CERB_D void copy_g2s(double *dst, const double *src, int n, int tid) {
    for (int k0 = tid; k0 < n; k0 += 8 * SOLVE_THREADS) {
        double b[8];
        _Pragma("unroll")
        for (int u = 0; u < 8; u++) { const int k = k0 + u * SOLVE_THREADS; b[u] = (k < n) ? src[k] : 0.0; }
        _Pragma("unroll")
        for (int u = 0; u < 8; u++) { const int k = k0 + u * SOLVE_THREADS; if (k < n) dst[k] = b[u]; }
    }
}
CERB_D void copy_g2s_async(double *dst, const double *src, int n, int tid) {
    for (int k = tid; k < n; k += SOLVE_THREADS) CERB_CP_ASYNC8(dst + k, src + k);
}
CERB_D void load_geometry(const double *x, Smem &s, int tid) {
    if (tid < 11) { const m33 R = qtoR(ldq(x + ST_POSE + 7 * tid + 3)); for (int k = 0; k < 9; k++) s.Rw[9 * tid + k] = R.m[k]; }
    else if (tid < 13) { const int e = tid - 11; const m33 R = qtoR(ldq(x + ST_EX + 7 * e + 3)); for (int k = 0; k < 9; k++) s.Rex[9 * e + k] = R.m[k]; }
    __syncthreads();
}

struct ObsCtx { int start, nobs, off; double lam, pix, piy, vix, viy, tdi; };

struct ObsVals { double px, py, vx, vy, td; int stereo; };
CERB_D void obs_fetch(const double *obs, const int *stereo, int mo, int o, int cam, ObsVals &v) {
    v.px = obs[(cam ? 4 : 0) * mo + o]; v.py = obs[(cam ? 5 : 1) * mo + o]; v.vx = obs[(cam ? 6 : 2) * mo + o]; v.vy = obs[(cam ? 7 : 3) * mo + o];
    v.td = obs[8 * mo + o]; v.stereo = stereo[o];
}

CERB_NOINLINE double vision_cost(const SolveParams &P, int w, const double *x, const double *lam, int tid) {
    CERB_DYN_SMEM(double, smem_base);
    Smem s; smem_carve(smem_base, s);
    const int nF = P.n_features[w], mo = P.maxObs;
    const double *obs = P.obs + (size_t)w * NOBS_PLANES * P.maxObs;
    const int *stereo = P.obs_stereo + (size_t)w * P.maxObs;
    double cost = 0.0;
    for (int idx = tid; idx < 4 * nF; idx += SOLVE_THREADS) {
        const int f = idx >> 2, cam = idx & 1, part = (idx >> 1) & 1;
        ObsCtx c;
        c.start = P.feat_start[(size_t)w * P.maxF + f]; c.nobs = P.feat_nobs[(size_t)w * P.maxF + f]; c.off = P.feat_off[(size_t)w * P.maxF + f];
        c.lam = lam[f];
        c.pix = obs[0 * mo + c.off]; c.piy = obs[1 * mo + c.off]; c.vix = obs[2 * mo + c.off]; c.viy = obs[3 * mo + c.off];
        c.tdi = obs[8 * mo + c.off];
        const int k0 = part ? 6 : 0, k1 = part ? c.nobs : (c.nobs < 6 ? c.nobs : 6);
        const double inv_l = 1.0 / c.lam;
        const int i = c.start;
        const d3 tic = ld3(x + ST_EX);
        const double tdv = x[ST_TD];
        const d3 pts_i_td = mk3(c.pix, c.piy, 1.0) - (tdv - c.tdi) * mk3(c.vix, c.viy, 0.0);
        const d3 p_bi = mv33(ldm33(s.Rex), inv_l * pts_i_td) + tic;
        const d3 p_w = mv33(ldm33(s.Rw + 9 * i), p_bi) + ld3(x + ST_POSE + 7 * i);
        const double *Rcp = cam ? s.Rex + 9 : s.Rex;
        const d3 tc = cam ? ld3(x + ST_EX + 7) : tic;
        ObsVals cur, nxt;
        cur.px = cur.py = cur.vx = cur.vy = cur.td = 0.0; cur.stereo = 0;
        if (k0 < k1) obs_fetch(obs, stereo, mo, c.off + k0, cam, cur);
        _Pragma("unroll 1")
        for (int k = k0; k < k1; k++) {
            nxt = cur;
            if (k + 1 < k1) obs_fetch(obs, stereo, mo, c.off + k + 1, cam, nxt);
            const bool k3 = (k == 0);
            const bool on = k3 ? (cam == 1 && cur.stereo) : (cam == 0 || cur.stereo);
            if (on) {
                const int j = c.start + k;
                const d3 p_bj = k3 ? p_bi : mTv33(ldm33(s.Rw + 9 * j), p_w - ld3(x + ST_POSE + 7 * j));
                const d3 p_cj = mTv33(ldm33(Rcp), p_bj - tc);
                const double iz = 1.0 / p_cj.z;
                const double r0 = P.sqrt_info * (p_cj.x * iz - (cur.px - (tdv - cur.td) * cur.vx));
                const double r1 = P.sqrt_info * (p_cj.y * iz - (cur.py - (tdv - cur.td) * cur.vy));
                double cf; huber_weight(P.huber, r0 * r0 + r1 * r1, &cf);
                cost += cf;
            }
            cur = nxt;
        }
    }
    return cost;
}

________________________________________

**TASK TO COMPLETE:**
Nothing but the lines from the one with "const d3 p_cj" to the last line of the data should appear in the answer, each exactly as it stands.

**WRITTEN RESPONSE:**
                const d3 p_cj = mTv33(ldm33(Rcp), p_bj - tc);
                const double iz = 1.0 / p_cj.z;
                const double r0 = P.sqrt_info * (p_cj.x * iz - (cur.px - (tdv - cur.td) * cur.vx));
                const double r1 = P.sqrt_info * (p_cj.y * iz - (cur.py - (tdv - cur.td) * cur.vy));
                double cf; huber_weight(P.huber, r0 * r0 + r1 * r1, &cf);
                cost += cf;
            }
            cur = nxt;
        }
    }
    return cost;
}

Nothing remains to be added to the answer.